かつて、北原白秋が愛した城ケ島に、いつの間にか薄い秋の雲がかかり始めた。クリアな空気に誘われて、車を城ケ島大橋下の県営駐車場(無料)に入れる。出口前方のバス停右側の道から歩き出すと、途端にハイキング気分のモードに切りかわった。今はちょうど夏と秋の分かれ目で、島全体に響き渡るセミの声は、秋に向って気が急いているような「ショッ・ショッ・ショッ」とクマゼミのものだ。しばらく歩くと海沿いの岩場を登ったり下ったりの遊歩道へ出る。余分な手を加えていない気分のよいコースだ。
 ところどころ、夏の宴の後の影響かゴミの忘れ物が。フナムシも多い。が、人の足の運びで放射状に逃げていき、さすが私に踏まれるのは一匹もいない。

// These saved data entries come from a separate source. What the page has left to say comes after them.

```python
EXPORTS = [
    "fdbm_last_error", "fdbm_version", "fdbm_check_device", "fdbm_operand_is_bf16",
    "fdbm_stft_compress", "fdbm_stft_compress_var", "fdbm_decompress_istft", "fdbm_decompress_istft_var",
    "fdbm_spec_transform", "fdbm_pad_spec",
    "fdbm_wave_absmax", "fdbm_stft_compress_ex", "fdbm_decompress_istft_ex", "fdbm_clip_rescale",
    "fdbm_prior_sample", "fdbm_bridge_step", "fdbm_bridge_update4", "fdbm_langevin_coef",
    "fdbm_lincomb", "fdbm_rk_error_norm",
    "fdbm_plan_create", "fdbm_plan_destroy", "fdbm_plan_load_weights", "fdbm_plan_device_bytes",
    "fdbm_plan_num_launches", "fdbm_ncsnpp_forward", "fdbm_sampler_run", "fdbm_plan_profile_forward",
    "fdbm_fir_resample", "fdbm_channel_stats", "fdbm_groupnorm_act", "fdbm_gn_resample_h16", "fdbm_conv_igemm", "fdbm_conv_igemm_gn",
    "fdbm_pack_conv_weights", "fdbm_attention",
    "fdbm_pack_conv_weights_dgrad", "fdbm_conv_wgrad_workspace_bytes", "fdbm_conv_wgrad",
    "fdbm_groupnorm_act_bwd", "fdbm_fir_resample_h16", "fdbm_attention_bwd", "fdbm_adam_ema_step",
    "fdbm_plan_create_train", "fdbm_ncsnpp_backward", "fdbm_plan_param_info", "fdbm_plan_buffers",
    "fdbm_plan_num_backward_launches", "fdbm_plan_optimizer_step", "fdbm_plan_profile_backward", "fdbm_plan_repack_weights",
    "fdbm_plan_reset_optimizer", "fdbm_plan_optimizer_state", "fdbm_plan_set_optimizer_state", "fdbm_plan_swap_ema",
    "fdbm_hybrid_loss_workspace_bytes", "fdbm_hybrid_loss", "fdbm_data_prediction_loss",
    "fdbm_pack_input", "fdbm_im2col_input", "fdbm_time_embedding", "fdbm_film_rows", "fdbm_combine", "fdbm_output_layer",
    "fdbm_mel_tables_bytes", "fdbm_mel_tables_init", "fdbm_mel_loss_workspace_bytes", "fdbm_mel_loss",
    "fdbm_tfg_lstm_pack_bytes", "fdbm_tfg_lstm_pack", "fdbm_tfg_lstm_sweep", "fdbm_tfg_pad_add_norm", "fdbm_tfg_sweep_post",
    "fdbm_tfg_input", "fdbm_tfg_time_embedding", "fdbm_tfg_attention_workspace_bytes", "fdbm_tfg_attention", "fdbm_tfg_output",
]


class TensorRef(C.Structure):
    _fields_ = [("name", C.c_char_p), ("data", C.c_void_p), ("numel", C.c_int64)]


class Arch(C.Structure):
    _fields_ = [("nf", C.c_int), ("n_levels", C.c_int), ("ch_mult", C.c_int * 8), ("num_res_blocks", C.c_int),
                ("attn_resolution", C.c_int), ("predictive", C.c_int), ("image_size", C.c_int), ("channel_block_real", C.c_int)]


_lib = None


def load() -> C.CDLL:
    global _lib
    if _lib is not None:
        return _lib
    if not os.path.exists(LIB_PATH):
        raise RuntimeError(
            f"{LIB_PATH} not found: build it with `python -c 'import __graft_entry__ as g; g.build()'` "
            "(or `make -C <package>/csrc`).  fdbm_b200 has no CPU or PyTorch fallback.")
    lib = C.CDLL(LIB_PATH)
    p, i, i64, f, u64, d = C.c_void_p, C.c_int, C.c_int64, C.c_float, C.c_uint64, C.c_double
    sig = {
        "fdbm_last_error": (C.c_char_p, []),
        "fdbm_version": (i, []),
        "fdbm_check_device": (i, []),
        "fdbm_operand_is_bf16": (i, []),
        "fdbm_stft_compress": (i, [p, i, i64, i64, p, i, i, i, f, f, i, i, p, p]),
        "fdbm_decompress_istft": (i, [p, i, i, p, i, i, i, f, f, i64, i64, p, p]),
        "fdbm_stft_compress_var": (i, [p, i, p, i64, i64, i64, p, i, i, i, f, f, i, i, p, p]),
        "fdbm_decompress_istft_var": (i, [p, i, i, p, i, i, i, f, f, p, i64, i64, p, p]),
        "fdbm_spec_transform": (i, [p, p, i64, i, f, f, i, p]),
        "fdbm_wave_absmax": (i, [p, i, i64, p, i64, p, p]),
        "fdbm_stft_compress_ex": (i, [p, i, p, i64, i64, i64, p, p, i, i, i, f, f, i, i, p, p]),
        "fdbm_decompress_istft_ex": (i, [p, i, i, p, i, i, i, f, f, p, i64, i64, p, p, p, p]),
        "fdbm_clip_rescale": (i, [p, i, i64, p, i64, p, f, p]),
        "fdbm_pad_spec": (i, [p, i64, i, i, i, p, p]),
        "fdbm_prior_sample": (i, [p, p, f, f, u64, u64, i64, p, p]),
        "fdbm_bridge_step": (i, [p, p, p, p, i, u64, u64, i64, p]),
        "fdbm_bridge_update4": (i, [p, p, p, p, p, u64, u64, i64, p, p]),
        "fdbm_langevin_coef": (i, [p, p, p, p, f, f, f, f, u64, u64, i, i64, p, p, p]),
        "fdbm_lincomb": (i, [p, C.POINTER(p), C.POINTER(f), i, i64, p]),
        "fdbm_rk_error_norm": (i, [C.POINTER(p), C.POINTER(f), i, p, p, f, f, i64, p, p]),
        "fdbm_plan_create": (i, [C.POINTER(Arch), i, i, C.POINTER(p)]),
        "fdbm_plan_destroy": (i, [p]),
        "fdbm_plan_load_weights": (i, [p, C.POINTER(TensorRef), i, p]),
        "fdbm_plan_device_bytes": (i64, [p]),
        "fdbm_plan_num_launches": (i, [p]),
        "fdbm_ncsnpp_forward": (i, [p, p, p, p, p, p]),
        "fdbm_sampler_run": (i, [p, p, p, p, p, i, i, p, u64, p]),
        "fdbm_plan_profile_forward": (i, [p, p, p, p, p, p, p, p, i, p]),
        "fdbm_fir_resample": (i, [p, i, i, i, i, i, p, p]),
        "fdbm_channel_stats": (i, [p, i, i, i, i, p, p]),
        "fdbm_groupnorm_act": (i, [p, p, i, p, p, i, p, p, i, i, i, i, i, p, p, p]),
        "fdbm_gn_resample_h16": (i, [p, p, i, p, p, i, p, p, p, i, i, i, i, p, p, p]),
        "fdbm_conv_igemm": (i, [p, i, i, p, i, p, p, p, p, f, i, i, i, i, p, p, p, p]),
        "fdbm_conv_igemm_gn": (i, [p, i, i, p, p, p, i, p, p, p, p, f, i, i, i, i, p, p, p, p]),
        "fdbm_pack_conv_weights": (i, [p, i, i, p, i, i, p, C.POINTER(i64), p]),
        "fdbm_pack_conv_weights_dgrad": (i, [p, i, i, i, p, C.POINTER(i64), p]),
        "fdbm_conv_wgrad_workspace_bytes": (i64, [i, i, i, i, i, i]),
        "fdbm_conv_wgrad": (i, [p, i, p, i, i, i, i, i, f, p, p, p]),
        "fdbm_groupnorm_act_bwd": (i, [p, p, i, p, p, p, i, i, i, i, i, p, p, p, p, p, p, p]),
        "fdbm_fir_resample_h16": (i, [p, i, i, i, i, i, f, p, p]),
        "fdbm_attention_bwd": (i, [p, i, i, i, p, p, p, p]),
        "fdbm_adam_ema_step": (i, [p, p, p, p, p, i64, p, f, f, f, f, f, f, i, f, i, p, p]),
        "fdbm_plan_create_train": (i, [C.POINTER(Arch), i, i, C.POINTER(p)]),
        "fdbm_ncsnpp_backward": (i, [p, p, f, i, p]),
        "fdbm_plan_param_info": (i, [p, C.c_char_p, C.POINTER(i64), C.POINTER(i64)]),
        "fdbm_plan_buffers": (i, [p, C.POINTER(p), C.POINTER(p), C.POINTER(p), C.POINTER(i64)]),
        "fdbm_plan_num_backward_launches": (i, [p]),
        "fdbm_plan_repack_weights": (i, [p, p]),
        "fdbm_hybrid_loss_workspace_bytes": (i64, [i, i, i, i]),
        "fdbm_hybrid_loss": (i, [p, p, i, i, p, i, i, i, f, f, f, p, p, p, p]),
        "fdbm_data_prediction_loss": (i, [p, p, i, i, p, i, i, i, f, f, f, f, p, p, p, p]),
        "fdbm_pack_input": (i, [p, p, i, i, i, i, i, p, p]),
        "fdbm_im2col_input": (i, [p, i, i, i, i, p, p]),
        "fdbm_time_embedding": (i, [p, p, i, p, p, p, p, i, p, p]),
        "fdbm_film_rows": (i, [p, p, p, i, i, i, p, p]),
        "fdbm_combine": (i, [p, p, i, p, p, i, i, i, i, p]),
        "fdbm_output_layer": (i, [p, i, p, p, i, i, i, i, p, p]),
        "fdbm_mel_tables_bytes": (i64, []),
        "fdbm_mel_tables_init": (i, [p, i, p]),
        "fdbm_mel_loss_workspace_bytes": (i64, [i, i, i, i]),
        "fdbm_mel_loss": (i, [p, p, i, i, p, i, i, i, f, f, i, f, p, p, p, p, p]),
        "fdbm_plan_profile_backward": (i, [p, p, f, p, p, i, p]),
        "fdbm_plan_optimizer_step": (i, [p, f, f, f, f, f, f, i, f, i, p]),
        "fdbm_plan_reset_optimizer": (i, [p, p]),
        "fdbm_plan_optimizer_state": (i, [p, C.POINTER(d), p]),
        "fdbm_plan_set_optimizer_state": (i, [p, d, d, p]),
        "fdbm_plan_swap_ema": (i, [p, i, p]),
        "fdbm_attention": (i, [p, p, p, i, i, i, p, p]),
        "fdbm_tfg_lstm_pack_bytes": (i64, []),
        "fdbm_tfg_lstm_pack": (i, [p, p, i, p, p]),
        "fdbm_tfg_lstm_sweep": (i, [p, i, i, p, p, p, p]),
        "fdbm_tfg_pad_add_norm": (i, [p, p, p, p, i, i, i, f, p, p, p]),
        "fdbm_tfg_sweep_post": (i, [p, p, p, p, i, i, i, i, p, p, f, p, p, p, i, p]),
        "fdbm_tfg_input": (i, [p, p, p, p, p, p, i, i, i, i, f, p, p, p]),
        "fdbm_tfg_time_embedding": (i, [p, i, p, p, p, p, p, p, p, i, i, p, p]),
        "fdbm_tfg_attention_workspace_bytes": (i64, [i, i, i]),
        "fdbm_tfg_attention": (i, [p, C.POINTER(p), i, i, i, f, p, p, p]),
        "fdbm_tfg_output": (i, [p, p, p, i, i, i, p, p]),
    }
    for name, (res, args) in sig.items():
        if not hasattr(lib, name) and os.environ.get("FDBM_B200_LIB"):
            continue
        fn = getattr(lib, name)
        fn.restype = res
        fn.argtypes = args
    _lib = lib
    return lib


def check(rc: int, what: str = "fdbm") -> None:
    if rc != 0:
        msg = load().fdbm_last_error()
        raise RuntimeError(f"{what} failed (code {rc}): {msg.decode() if msg else 'unknown error'}")


def operand_dtype():
    import torch
    return torch.bfloat16 if load().fdbm_operand_is_bf16() else torch.float16


def ptr(t) -> int:
    return None if t is None else t.data_ptr()


def current_stream() -> int:
    import torch
    return torch.cuda.current_stream().cuda_stream


def on_device(fn):
    @functools.wraps(fn)
    def wrapper(*args, **kwargs):
        import torch
        dev = None
        for a in list(args) + list(kwargs.values()):
            if isinstance(a, torch.Tensor) and a.is_cuda:
                if dev is None:
                    dev = a.device
                elif a.device != dev:
                    raise RuntimeError(f"{fn.__qualname__}: tensors on different devices ({dev} and {a.device})")
        if dev is None or dev.index == torch.cuda.current_device():
            return fn(*args, **kwargs)
        with torch.cuda.device(dev):
            return fn(*args, **kwargs)
    return wrapper
```

Before: 1323.

## Run implicit-GEMM conv as 2-CTA cluster pairs with cta_group::2 MMA

```diff
diff --git a/include/fdbm_b200.h b/include/fdbm_b200.h
--- a/include/fdbm_b200.h
+++ b/include/fdbm_b200.h
@@ -179,6 +179,8 @@
                        const float* beta, int silu, float* table, const void* wpack, const float* bias,
                        const float* residual, float scale, int batch, int T, int F, int Cout,
                        float* out_f32, void* out_h16, double* sums, void* stream);
+int fdbm_conv_protocol_check(int batch, int T, int F, int Cout, int n_seg, const int* seg_C, const int* seg_taps,
+                             const int* seg_norm, int flags, int n_sms, int pair_mode, int n_schedules, int* pair_out);
 int fdbm_pack_conv_weights_dgrad(const float* w, int Cout, int Cin, int ksize, void* wpack, int64_t* bytes,
                                  void* stream);
 int64_t fdbm_conv_wgrad_workspace_bytes(int Cout, int Cin, int ksize, int batch, int T, int F);
diff --git a/rethinking-flow-and-diffusion-bridge-models-for-speech-enhancement_b200/csrc/common.cuh b/rethinking-flow-and-diffusion-bridge-models-for-speech-enhancement_b200/csrc/common.cuh
--- a/rethinking-flow-and-diffusion-bridge-models-for-speech-enhancement_b200/csrc/common.cuh
+++ b/rethinking-flow-and-diffusion-bridge-models-for-speech-enhancement_b200/csrc/common.cuh
@@ -137,6 +137,7 @@
   float* pyr_out = nullptr; const float* pyr_prev = nullptr; int pyr_C = 0;
   bool narrow_n = false;
   const float* comb_pyr = nullptr; const float* comb_w = nullptr; const float* comb_b = nullptr; int comb_C = 0;
+  bool cta_pair = true;
 };
 int launch_conv_igemm(const ConvArgs& a, cudaStream_t s);
 int launch_pack_conv_weights_dgrad(const float* w, int Cout, int Cin, int ksize, op_t* wpack, cudaStream_t s, int Cin_total = 0,
diff --git a/rethinking-flow-and-diffusion-bridge-models-for-speech-enhancement_b200/csrc/conv_igemm.cu b/rethinking-flow-and-diffusion-bridge-models-for-speech-enhancement_b200/csrc/conv_igemm.cu
--- a/rethinking-flow-and-diffusion-bridge-models-for-speech-enhancement_b200/csrc/conv_igemm.cu
+++ b/rethinking-flow-and-diffusion-bridge-models-for-speech-enhancement_b200/csrc/conv_igemm.cu
@@ -1,8 +1,13 @@
 #include <cuda.h>
+#include <algorithm>
+#include <cstdio>
 #include <mutex>
+#include <string>
+#include <vector>
 #include <type_traits>
 #include "common.cuh"
 #include "tc05.cuh"
+#include "conv_walk.cuh"
 
 namespace fdbm {
 int make_act_tile_map(CUtensorMap* map, const op_t* ptr, int B, int T, int F, int C, int box_f, int box_t);
@@ -32,6 +37,9 @@
 constexpr int PIPE_REGS = 56, EPI_REGS = 168, XFORM_REGS = 120;
 #ifndef FDBM_SIDE_RING_DEFAULT
 #define FDBM_SIDE_RING_DEFAULT 1
+#endif
+#ifndef FDBM_CTA_PAIR_DEFAULT
+#define FDBM_CTA_PAIR_DEFAULT 1
 #endif
 #ifndef FDBM_EPI_RES2
 #define FDBM_EPI_RES2 1
@@ -77,6 +85,12 @@
 
 struct TileCoord { int b, t0, f0; bool valid; };
 
+__device__ __forceinline__ int cta_x() { int r; asm volatile("mov.u32 %0, %%ctaid.x;" : "=r"(r)); return r; }
+
+__host__ __device__ constexpr int a_ready_arrivals(bool pair) { return pair ? 2 * 4 : 128; }
+__host__ __device__ constexpr int acc_empty_arrivals(bool pair) { return 4 * EPI_GROUPS * (pair ? 2 : 1); }
+__host__ __device__ constexpr int side_full_arrivals(bool pair) { return pair ? 2 : 1; }
+
 __device__ __forceinline__ int fast_div(int n, int d, uint32_t mg) { return d == 1 ? n : static_cast<int>(__umulhi(static_cast<uint32_t>(n), mg)); }
 __device__ __forceinline__ int item_tile(const ConvParams& p, int item) { return fast_div(item, p.n_nblocks, p.mg_nblocks); }
 __device__ __forceinline__ int item_nblk(const ConvParams& p, int item) { return item - item_tile(p, item) * p.n_nblocks; }
@@ -92,21 +106,7 @@
   return c;
 }
 
-template <typename F>
-__device__ __forceinline__ void walk_steps(const ConvParams& p, F&& f) {
-  const int n_side = p.n_kb - p.n_main;
-  int sd = 0, cnt = 0;
-  for (int m = 0; m < p.n_main; ++m) {
-    const int ntaps = p.seg[p.ksched[m] & 15].taps;
-    for (int tap = 0; tap < ntaps; ++tap) {
-      f(false, m, tap, ntaps);
-      if (++cnt == p.side_gap && sd < n_side) { f(true, p.n_main + sd, 0, 1); ++sd; cnt = 0; }
-    }
-  }
-  for (; sd < n_side; ++sd) f(true, p.n_main + sd, 0, 1);
-}
-
-template <bool COMB, bool RES16>
+template <bool COMB, bool RES16, bool PAIR>
 __global__ void __launch_bounds__(NUM_THREADS, 1)
 conv_igemm_kernel(const __grid_constant__ CUtensorMap map_a0, const __grid_constant__ CUtensorMap map_a1,
                   const __grid_constant__ CUtensorMap map_a2, const __grid_constant__ CUtensorMap map_b,
@@ -124,8 +124,8 @@
   uint64_t* b_full = a_empty + A_STAGES;
   uint64_t* b_empty = b_full + B_STAGES_NARROW;
   uint64_t* acc_full = b_empty + B_STAGES_NARROW;
-  const int b_stages = p.bn == 16 ? B_STAGES_NARROW : B_STAGES;
-  const int b_stride = p.bn * 128;
+  const int b_stages = p.bn == 16 ? B_STAGES_NARROW : (PAIR ? 2 * B_STAGES : B_STAGES);
+  const int b_stride = PAIR ? B_TILE_BYTES / 2 : p.bn * 128;
   uint64_t* acc_empty = acc_full + 2;
   uint64_t* a_ready = acc_empty + 2;
   uint64_t* side_full = a_ready + A_STAGES;
@@ -139,10 +139,10 @@
   const int n_kb = p.n_kb;
 
   if (threadIdx.x == 0) {
-    for (int i = 0; i < A_STAGES; ++i) { mbar_init(a_full + i, 1); mbar_init(a_empty + i, 1); mbar_init(a_ready + i, 128); }
+    for (int i = 0; i < A_STAGES; ++i) { mbar_init(a_full + i, 1); mbar_init(a_empty + i, 1); mbar_init(a_ready + i, a_ready_arrivals(PAIR)); }
     for (int i = 0; i < B_STAGES_NARROW; ++i) { mbar_init(b_full + i, 1); mbar_init(b_empty + i, 1); }
-    for (int i = 0; i < 2; ++i) { mbar_init(acc_full + i, 1); mbar_init(acc_empty + i, 4 * EPI_GROUPS); }
-    mbar_init(side_full, 1); mbar_init(side_empty, 1);
+    for (int i = 0; i < 2; ++i) { mbar_init(acc_full + i, 1); mbar_init(acc_empty + i, acc_empty_arrivals(PAIR)); }
+    mbar_init(side_full, side_full_arrivals(PAIR)); mbar_init(side_empty, 1);
     fence_barrier_init();
   }
   if (warp == 0 && lane == 0) {
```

 波がくだけ散るずっと先を見れば、八景原の断崖がそびえ、その台地上に、巨大な風力発電のプロペラがゆっくりと時計回りに廻っている。途中、「みずったれ」と呼ばれるポイントに出た。島の台地から、しぼり出るように流れる水は、古く頼朝の茶の湯に、又は矢たての水としても使われたといわれる。周辺には松の木が波間に突き出て、風情を添えている。この先もう少し岩礁のルートを進むと、ぱあっと開けた場所に出た。向うの岩盤上に安房崎燈台が見える。関係者用のものなのだろう、岩の上に、幅30センチにも満たないコンクリートの道が燈台下までつながっていた。「島のルート134号だ!」などと言いながら、踊るようにそこを歩いた。燈台を背もたれに座っていると、打ち寄せる波が胸の中までとどろき渡る。頭上をかもめが舞う。ふり返れば紫の花、ハマゴウの群落…、ハマカンゾウのたおやかな姿…と、静けさの戻った海辺の良さが味わえる。秋も深くなればイソ菊が人の目を引きつけるだろう。
 島の台地上、展望台からは丸い地球が感じられ、その向うに大島や三宅島が。駐車場まで歩いて万歩計は約5000歩だった。